ATOMIX is calculated based on the findings of a survey of 1,001 financial advisors from a diverse group of companies. Eaton Vance contracted with a third party to conduct the online survey from March 29, 2017 – April 20, 2017. ATOMIX uses a similar methodology as the U.S. Consumer Confidence Index* (which has no affiliation with Eaton Vance) in that it calculates a weighted average of current perceptions (40% of the Index) and what advisors think about the trends (60% of the Index). The Index set a baseline average of 100 for April 2014. Each component measured is tracked quarterly to illustrate changes in advisor perceptions and changes in trends over time. Future surveys will sample different financial advisors and may produce different results.
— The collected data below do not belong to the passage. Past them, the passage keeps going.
__global__ void dcn_dom_final_kernel(const float* __restrict__ part, float* __restrict__ d_off, float* __restrict__ d_msk, int64_t n, int G,
                                     int plane) {
  const int64_t i = (int64_t)blockIdx.x * blockDim.x + threadIdx.x;
  if (i >= n) return;
  float s = 0.f;
  for (int g = 0; g < G; ++g) s += part[(size_t)g * n + i];
  if (d_msk == nullptr) { d_off[i] = s; return; }
  const int64_t b = i / (27 * (int64_t)plane), r = i - b * 27 * (int64_t)plane;
  if (r < 18 * (int64_t)plane) d_off[b * 18 * plane + r] = s;
  else d_msk[b * 9 * plane + (r - 18 * (int64_t)plane)] = s;
}

struct CsrEntry { int src; float w; };

__device__ __forceinline__ bool csr_before(const CsrEntry& a, const CsrEntry& b) {
  return a.src < b.src || (a.src == b.src && __float_as_uint(a.w) < __float_as_uint(b.w));
}
__device__ __forceinline__ void csr_sort_bin(CsrEntry* __restrict__ e, int n) {
  if (n <= 8) {
    unsigned long long k[8];
    const unsigned long long* __restrict__ q = reinterpret_cast<const unsigned long long*>(e);
#pragma unroll
    for (int i = 0; i < 8; ++i) {
      const unsigned long long v = i < n ? q[i] : ~0ull;
      k[i] = i < n ? ((v << 32) | (v >> 32)) : ~0ull;
    }
#define PRN_CSR_CX(I, J) { const unsigned long long lo = k[I] < k[J] ? k[I] : k[J], hi = k[I] < k[J] ? k[J] : k[I]; k[I] = lo; k[J] = hi; }
    PRN_CSR_CX(0, 2) PRN_CSR_CX(1, 3) PRN_CSR_CX(4, 6) PRN_CSR_CX(5, 7) PRN_CSR_CX(0, 4) PRN_CSR_CX(1, 5) PRN_CSR_CX(2, 6) PRN_CSR_CX(3, 7)
    PRN_CSR_CX(0, 1) PRN_CSR_CX(2, 3) PRN_CSR_CX(4, 5) PRN_CSR_CX(6, 7) PRN_CSR_CX(2, 4) PRN_CSR_CX(3, 5) PRN_CSR_CX(1, 4) PRN_CSR_CX(3, 6)
    PRN_CSR_CX(1, 2) PRN_CSR_CX(3, 4) PRN_CSR_CX(5, 6)
#undef PRN_CSR_CX
    unsigned long long* __restrict__ o = reinterpret_cast<unsigned long long*>(e);
#pragma unroll
    for (int i = 0; i < 8; ++i)
      if (i < n) o[i] = (k[i] << 32) | (k[i] >> 32);
    return;
  }
  for (int i = 1; i < n; ++i) {
    const CsrEntry v = e[i];
    int j = i - 1;
    while (j >= 0 && csr_before(v, e[j])) { e[j + 1] = e[j]; --j; }
    e[j + 1] = v;
  }
}
__global__ __launch_bounds__(256) void dcn_csr_sort_kernel(const int* __restrict__ starts, const int* __restrict__ counts, CsrEntry* __restrict__ entries, int nbins) {
  const int bin = blockIdx.x * 256 + threadIdx.x;
  if (bin < nbins && counts[bin] > 1) csr_sort_bin(entries + starts[bin], counts[bin]);
}

__global__ __launch_bounds__(256) void dcn_csr_count_kernel(OmView om, int* __restrict__ counts, int B, int H, int W,
                                                            int Ho, int Wo, int stride) {
  const int64_t gid = (int64_t)blockIdx.x * blockDim.x + threadIdx.x;
  const int plane = Ho * Wo;
  if (gid >= (int64_t)B * 9 * plane) return;
  const int pix = gid % plane, k = (gid / plane) % 9, b = gid / (9 * plane);
  const int ho = pix / Wo, wo = pix - ho * Wo;
  const Tap t = make_tap(om, b, k, ho, wo, Ho, Wo, H, W, stride, false);
  int* cb = counts + (size_t)(b * 9 + k) * H * W;
  if (t.w00 != 0.f) atomicAdd(cb + t.i00, 1);
  if (t.w01 != 0.f) atomicAdd(cb + t.i01, 1);
  if (t.w10 != 0.f) atomicAdd(cb + t.i10, 1);
  if (t.w11 != 0.f) atomicAdd(cb + t.i11, 1);
}

constexpr int SCAN_PER_THREAD = 8, SCAN_PER_BLOCK = 256 * SCAN_PER_THREAD;

__device__ __forceinline__ int block_sum_256(int v, int* sm) {
  for (int o = 32; o > 0; o >>= 1) v += __shfl_down(v, o);
  if ((threadIdx.x & 63) == 0) sm[threadIdx.x >> 6] = v;
  __syncthreads();
  const int t = sm[0] + sm[1] + sm[2] + sm[3];
  __syncthreads();
  return t;
}

__global__ __launch_bounds__(256) void dcn_csr_block_sums_kernel(const int* __restrict__ counts, int* __restrict__ bsum, int n) {
  __shared__ int sm[4];
  const int base = blockIdx.x * SCAN_PER_BLOCK + threadIdx.x * SCAN_PER_THREAD;
  int v = 0;
#pragma unroll
  for (int i = 0; i < SCAN_PER_THREAD; ++i) v += (base + i < n) ? counts[base + i] : 0;
  const int t = block_sum_256(v, sm);
  if (threadIdx.x == 0) bsum[blockIdx.x] = t;
}

__global__ __launch_bounds__(256) void dcn_csr_scan_kernel(int* __restrict__ counts, int* __restrict__ starts, const int* __restrict__ bsum,
                                                           int n) {
  __shared__ int sm[4];
  __shared__ int wave_tot[4];
  int pre = 0;
  for (int i = threadIdx.x; i < (int)blockIdx.x; i += 256) pre += bsum[i];
  pre = block_sum_256(pre, sm);
  const int base = blockIdx.x * SCAN_PER_BLOCK + threadIdx.x * SCAN_PER_THREAD;
  int c[SCAN_PER_THREAD], mine = 0;
#pragma unroll
  for (int i = 0; i < SCAN_PER_THREAD; ++i) { c[i] = (base + i < n) ? counts[base + i] : 0; mine += c[i]; }
  const int lane = threadIdx.x & 63, wv = threadIdx.x >> 6;
  int incl = mine;
  for (int o = 1; o < 64; o <<= 1) { const int u = __shfl_up(incl, o); if (lane >= o) incl += u; }
  if (lane == 63) wave_tot[wv] = incl;
  __syncthreads();
  int off = pre + incl - mine;
  for (int w = 0; w < wv; ++w) off += wave_tot[w];
#pragma unroll
  for (int i = 0; i < SCAN_PER_THREAD; ++i)
    if (base + i < n) { starts[base + i] = off; off += c[i]; counts[base + i] = 0; }
}

__global__ __launch_bounds__(256) void dcn_csr_fill_kernel(OmView om, const int* __restrict__ starts, int* __restrict__ cursor,
                                                           CsrEntry* __restrict__ entries, int B, int H, int W, int Ho, int Wo, int stride) {
  const int64_t gid = (int64_t)blockIdx.x * blockDim.x + threadIdx.x;
  const int plane = Ho * Wo;
  if (gid >= (int64_t)B * 9 * plane) return;
  const int pix = gid % plane, k = (gid / plane) % 9, b = gid / (9 * plane);
  const int ho = pix / Wo, wo = pix - ho * Wo;
  const Tap t = make_tap(om, b, k, ho, wo, Ho, Wo, H, W, stride, false);
  const size_t bb = (size_t)(b * 9 + k) * H * W;
  const int src = k * plane + pix;
  auto put = [&](int idx, float w) {
    if (w != 0.f) {
      const int pos = starts[bb + idx] + atomicAdd(cursor + bb + idx, 1);
      entries[pos] = CsrEntry{src, w * t.mod};
    }
  };
  put(t.i00, t.w00); put(t.i01, t.w01); put(t.i10, t.w10); put(t.i11, t.w11);
}

constexpr int CSR1_THREADS = 1024;
constexpr int CSR1_MAX_BINS = 15360;
static_assert(CSR1_MAX_BINS * 4 + (CSR1_THREADS / 64) * 4 <= 64 * 1024, "the bins and the scan scratch of one tap plane must fit gfx950's 64 KB of LDS per workgroup");

__global__ __launch_bounds__(CSR1_THREADS) void dcn_csr_build_kernel(OmView om, int* __restrict__ starts, int* __restrict__ counts,
                                                                      CsrEntry* __restrict__ entries, int H, int W, int Ho, int Wo, int stride) {
  extern __shared__ int csr_bins[];
  __shared__ int wave_tot[CSR1_THREADS / 64];
  const int bk = blockIdx.x, b = bk / 9, k = bk - b * 9;
  const int HW = H * W, plane = Ho * Wo, tid = threadIdx.x;
  for (int i = tid; i < HW; i += CSR1_THREADS) csr_bins[i] = 0;
  __syncthreads();
  for (int p = tid; p < plane; p += CSR1_THREADS) {
    const int ho = p / Wo, wo = p - ho * Wo;
    const Tap t = make_tap(om, b, k, ho, wo, Ho, Wo, H, W, stride, false);
    if (t.w00 != 0.f) atomicAdd(csr_bins + t.i00, 1);
    if (t.w01 != 0.f) atomicAdd(csr_bins + t.i01, 1);
    if (t.w10 != 0.f) atomicAdd(csr_bins + t.i10, 1);
    if (t.w11 != 0.f) atomicAdd(csr_bins + t.i11, 1);
  }
  __syncthreads();
  const int per = (HW + CSR1_THREADS - 1) / CSR1_THREADS;
  const int b0 = tid * per, b1 = min(HW, b0 + per);
  int mine = 0;
  for (int i = b0; i < b1; ++i) mine += csr_bins[i];
  const int lane = tid & 63, wv = tid >> 6;
  int incl = mine;
  for (int o = 1; o < 64; o <<= 1) { const int u = __shfl_up(incl, o); if (lane >= o) incl += u; }
  if (lane == 63) wave_tot[wv] = incl;
  __syncthreads();
  int off = incl - mine;
  for (int w = 0; w < wv; ++w) off += wave_tot[w];
  const int seg = bk * 4 * plane;
  const size_t gb = (size_t)bk * HW;
  for (int i = b0; i < b1; ++i) {
    const int c = csr_bins[i];
    starts[gb + i] = seg + off;
    counts[gb + i] = c;
    csr_bins[i] = off;
    off += c;
  }
  __syncthreads();
  for (int p = tid; p < plane; p += CSR1_THREADS) {
    const int ho = p / Wo, wo = p - ho * Wo;
    const Tap t = make_tap(om, b, k, ho, wo, Ho, Wo, H, W, stride, false);
    const int src = k * plane + p;
    if (t.w00 != 0.f) entries[seg + atomicAdd(csr_bins + t.i00, 1)] = CsrEntry{src, t.w00 * t.mod};
    if (t.w01 != 0.f) entries[seg + atomicAdd(csr_bins + t.i01, 1)] = CsrEntry{src, t.w01 * t.mod};
    if (t.w10 != 0.f) entries[seg + atomicAdd(csr_bins + t.i10, 1)] = CsrEntry{src, t.w10 * t.mod};
    if (t.w11 != 0.f) entries[seg + atomicAdd(csr_bins + t.i11, 1)] = CsrEntry{src, t.w11 * t.mod};
  }
  __syncthreads();
  for (int i = b0; i < b1; ++i) {
    const int beg = i > 0 ? csr_bins[i - 1] : 0, n = csr_bins[i] - beg;
    if (n > 1) csr_sort_bin(entries + seg + beg, n);
  }
}

template <int CH>
__global__ __launch_bounds__(256) void dcn_dx_gather_kernel(const float* __restrict__ dcols, const int* __restrict__ starts,
                                                            const int* __restrict__ counts, const CsrEntry* __restrict__ entries,
                                                            float* __restrict__ dx, int C, int HW, int plane) {
  const int q = blockIdx.x * 256 + threadIdx.x;
  if (q >= HW) return;
  const int b = blockIdx.z, c0 = blockIdx.y * CH;
  const size_t cstride = (size_t)9 * plane;
  const float* __restrict__ dp = dcols + ((size_t)b * C + c0) * cstride;
  float acc[CH];
#pragma unroll
  for (int cc = 0; cc < CH; ++cc) acc[cc] = 0.f;
  int st[9], cn[9];
#pragma unroll
  for (int k = 0; k < 9; ++k) {
    const size_t bin = (size_t)(b * 9 + k) * HW + q;
    st[k] = starts[bin];
    cn[k] = counts[bin];
  }
#pragma unroll
  for (int k = 0; k < 9; ++k) {
    const int s = st[k], n = cn[k];
    CsrEntry nxt;
    nxt.src = 0; nxt.w = 0.f;
    if (n > 0) nxt = entries[s];
    for (int e = s; e < s + n; ++e) {
      const CsrEntry en = nxt;
      if (e + 1 < s + n) nxt = entries[e + 1];
#pragma unroll
      for (int cc = 0; cc < CH; ++cc) acc[cc] += en.w * dp[cc * cstride + en.src];
    }
  }
  float* out = dx + ((size_t)b * C + c0) * HW + q;
#pragma unroll
  for (int cc = 0; cc < CH; ++cc)
    if (c0 + cc < C) out[(size_t)cc * HW] = acc[cc];
}

}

Eaton Vance (NYSE: EV) is a leading global asset manager whose history dates to 1924. With offices in North America, Europe, Asia and Australia, Eaton Vance and its affiliates managed $380.9 billion in assets as of March 31, 2017, offering individuals and institutions a broad array of investment strategies and wealth management solutions. The Company’s long record of providing exemplary service, timely innovation and attractive returns through a variety of market conditions has made Eaton Vance the investment manager of choice for many of today’s most discerning investors. For more information, visit

* The monthly Consumer Confidence Survey®, based on a probability-design random sample, is conducted for The Conference Board by Nielsen, a leading global provider of information and analytics around what consumers buy and watch. The Consumer Confidence Index was started in 1967 and is benchmarked to 1985=100. The Index is calculated each month based on a household survey of consumers’ opinions on current conditions and future expectations of the economy. Opinions on current conditions make up 40% of the index, with expectations of future conditions comprising the remaining 60%.